Getting put on the ice in that situation was not lost on Jagr.

“It doesn’t really matter if I score or not. He’s trying to make me important or happy even if I don’t score. I don’t know if I can explain it in English. It’s tough to explain. That’s the first time I’ve felt that in my hockey career. I don’t know if I explained it right. It starts with the coach, but even the whole team.

“The coach is a big factor in that. He’s the guy, even the whole team, they make me even happy when I don’t score. It didn’t happen before, I guess. But they are making me happy. They find a way, starting with the coach, the lines, the players here. I don’t think I’ve felt that with any other team.”

Jagr can still show flashes of his magnificent talent.

In open ice at even strength, you can see what time has done to his straight-ahead speed. He still wears the original version of the Tuuk plastic blades on his skates and after having exhausted his stash of the black ones, has switched to white.

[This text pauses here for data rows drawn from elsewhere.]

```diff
+static int detect_batch_chains(pmx_ctx* c, const uint8_t* d, int B, int H, int W, int map_h, int map_w, double img_len, const double* scale_xy)
+{
+    BatchChain& ch = c->chain2;
+    int rc;
+    if ((rc = ch.stream.create(hipStreamNonBlocking)) || (rc = ch.fork.create(hipEventDisableTiming)) || (rc = ch.done.create(hipEventDisableTiming))) return rc;
+    if ((rc = pmx_ensure_tables(c, H / 8, W / 8, map_h, map_w))) return rc;
+    const double* dscale = nullptr;
+    if (scale_xy) {
+        PMX_HIP(hipMemcpyAsync(c->d_scale, scale_xy, sizeof(double) * 2 * B, hipMemcpyHostToDevice, c->stream));
+        dscale = c->d_scale;
+    }
+    PMX_HIP(hipEventRecord(ch.fork, c->stream));
+    PMX_HIP(hipStreamWaitEvent(ch.stream, ch.fork, 0));
+    ChainSplit s;
+    s.n0 = B / 2; s.net_px = (size_t)H * W; s.second = &ch;
+    FwdCall k = pmx_call(c);
+    k.split = &s;
+    rc = pmx_forward_from_u8(c, k, d, B, H, W, 255.0f);
+    const PPMaps m = pmx_current_maps(c);
+    c->pp_limbs_slices = c->opt_limbs_slices >= 0 ? c->opt_limbs_slices : 0;
+    struct ProfCtx { pmx_ctx* c; FwdCall k; std::string suffix; };
+    auto prof_cb = [](void* v, const char* name, int begin) {
+        ProfCtx* p = (ProfCtx*)v;
+        if (begin) (void)prof_begin(p->c, p->k, std::string(name) + "|" + name + p->suffix, 0, 0);
+        else (void)prof_end(p->c, p->k);
+    };
+    for (int i = 0; i < 2 && !rc; ++i) {
+        int first, n;
+        ProfCtx pc{c, chain_call(k, i, B, &first, &n), ""};
+        pc.suffix = chain_suffix(first, n);
+        PPMaps mi = m;
+        mi.heat += first * m.sbh; mi.paf += first * m.sbp;
+        rc = pp_launch(mi, c->tab, pmx_pp_view(c->pp, first), n, map_h, map_w, img_len, dscale ? dscale + 2 * first : nullptr, 0, c->opt_pp_generic, pc.k.stream,
+                       c->prof_on == 1 ? +prof_cb : nullptr, &pc, c->pp_limbs_slices);
+    }
+    PMX_HIP(hipEventRecord(ch.done, ch.stream));
+    PMX_HIP(hipStreamWaitEvent(c->stream, ch.done, 0));
+    if (rc) return rc;
+    c->pp_valid = true; c->pp_final = false; c->pp_B = B; c->pp_h = map_h; c->pp_w = map_w;
+    c->pp_maps = m; c->pp_img_len = img_len; c->pp_has_scale = scale_xy != nullptr;
+    c->pp_calls.clear();
+    return PMX_OK;
+}
+
 extern "C" int pmx_detect_batch(pmx_ctx* c, const uint8_t* img, int B, int H, int W, int on_device, int map_h, int map_w,
                                 double img_len, const double* scale_xy)
 {
+    bool chains = false;
+    if (c && img && c->opt_batch_chains && map_h >= 1 && map_w >= 1 && (long long)map_h * map_w < (1ll << 31)) {
+        int rc = check_forward_args(c, img, B, H, W);
+        if (rc) return rc;
+        PMX_DEV(c);
+        if ((rc = chains_wanted(c, img, B, H, W, &chains))) return rc;
+        if (chains) {
+            const uint8_t* d = img;
+            if (!on_device) {
+                PMX_HIP(hipMemcpyAsync(c->u8_tmp, img, (size_t)B * H * W * 3, hipMemcpyHostToDevice, c->stream));
+                d = c->u8_tmp;
+            }
+            return detect_batch_chains(c, d, B, H, W, map_h, map_w, img_len, scale_xy);
+        }
+    }
     int rc = pmx_forward_u8(c, img, B, H, W, on_device);
     if (rc) return rc;
     return pmx_postprocess(c, B, map_h, map_w, img_len, scale_xy);
diff --git a/chainer_realtime_multi-person_pose_estimation_amd/csrc/pmx_common.h b/chainer_realtime_multi-person_pose_estimation_amd/csrc/pmx_common.h
--- a/chainer_realtime_multi-person_pose_estimation_amd/csrc/pmx_common.h
+++ b/chainer_realtime_multi-person_pose_estimation_amd/csrc/pmx_common.h
@@ -124,6 +124,7 @@
 int wino_select(const WinoSelectOpts& o, int ks, int cin_pad, int cout_pad, int cout, int ldc, int images, int H, int W, int pool, int* unit_g,
                 int* run, int* tail_g);
 int wino_split_images(const WinoSelectOpts& o, int ks, int cin_pad, int cout_pad, int cout, int ldc, int B, int groups, int H, int W, int pool);
+bool batch_chains_rounds(const WinoSelectOpts& o, int mode, int run, int tail_g, int cout_pad, int n0, int n1, int H, int W);
 struct SplitPlan { int S; unsigned long long bounds; int sizes[8]; };
 struct SplitKReduceArgs {
     const float* slabs[2];
diff --git a/chainer_realtime_multi-person_pose_estimation_amd/csrc/pmx_ctx.h b/chainer_realtime_multi-person_pose_estimation_amd/csrc/pmx_ctx.h
--- a/chainer_realtime_multi-person_pose_estimation_amd/csrc/pmx_ctx.h
+++ b/chainer_realtime_multi-person_pose_estimation_amd/csrc/pmx_ctx.h
@@ -159,6 +159,17 @@
     const ConvSeg* dev = nullptr;
     const ConvSeg* table(int t) const { return dev + (size_t)t * segs.size(); }
 };
+struct BatchChain {
+    Stream stream;
+    Event fork, done;
+    DevBuf<float> sk_scratch, sk_zero_bias;
+};
+struct ChainSplit {
+    int n0 = 0;
+    size_t net_px = 0;
+    BatchChain* second = nullptr;
+    bool probe = false, ok = true, rounds = true;
+};
 struct FwdCall {
     NetBufs& ws;
     hipStream_t stream;
@@ -166,6 +177,8 @@
     const SegTables* seg = nullptr;
     const uint8_t* in_u8 = nullptr;
     float in_div = 255.0f;
+    ChainSplit* split = nullptr;
+    BatchChain* scratch = nullptr;
 };
 struct PPCall { PPMaps maps; PPTables tab; int base, B, map_h, map_w; double img_len; bool has_scale; int limbs_slices; };
 
@@ -293,6 +306,11 @@
     int opt_wino_tail_merge = 1;
     int opt_wino_tail_g = 0;
     int opt_wino_split = 1;
+    int opt_batch_chains = -1;
+    BatchChain chain2;
+    int chains_key[4] = {0, 0, 0, -1};
+    bool chains_ok = false, chains_rounds = false;
+    int opt_epoch = 0;
     int opt_wino_unit_g = 0;
     int opt_precision = 0;
     int opt_f16_bn = 0;
```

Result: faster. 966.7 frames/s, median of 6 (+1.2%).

But put him in close quarters along the boards and he can still more than hold his own.

Give him time, like he found on the Bruins power play in the second period, and you can see he still has great hands and great eyes.

With Bruins winger Milan Lucic jamming in front of the net, Jagr found Bergeron at the back door.

“I had two options. Put it on the ice for Looch or in the air for Bergy,” said Jagr, who was asked if he saw the goal coming. “Everything I touch something now, nothing is guaranteed. I feel like I’m cursed or something.”

The assist moved Jagr into fifth place on the NHL’s all-time post-season points list with 197.

The questions kept coming about the pass to Bergeron.

“Listen, I’m not that bad a player, man. I see. I’m not that fast anymore, but I still can see and the hands are soft, they’re still there. Give me some credit.”

Credit given.

It’s been 21 years between trips to the final for Jagr.

He’s back and he’s no passenger.

He’s one of the guys driving the bus.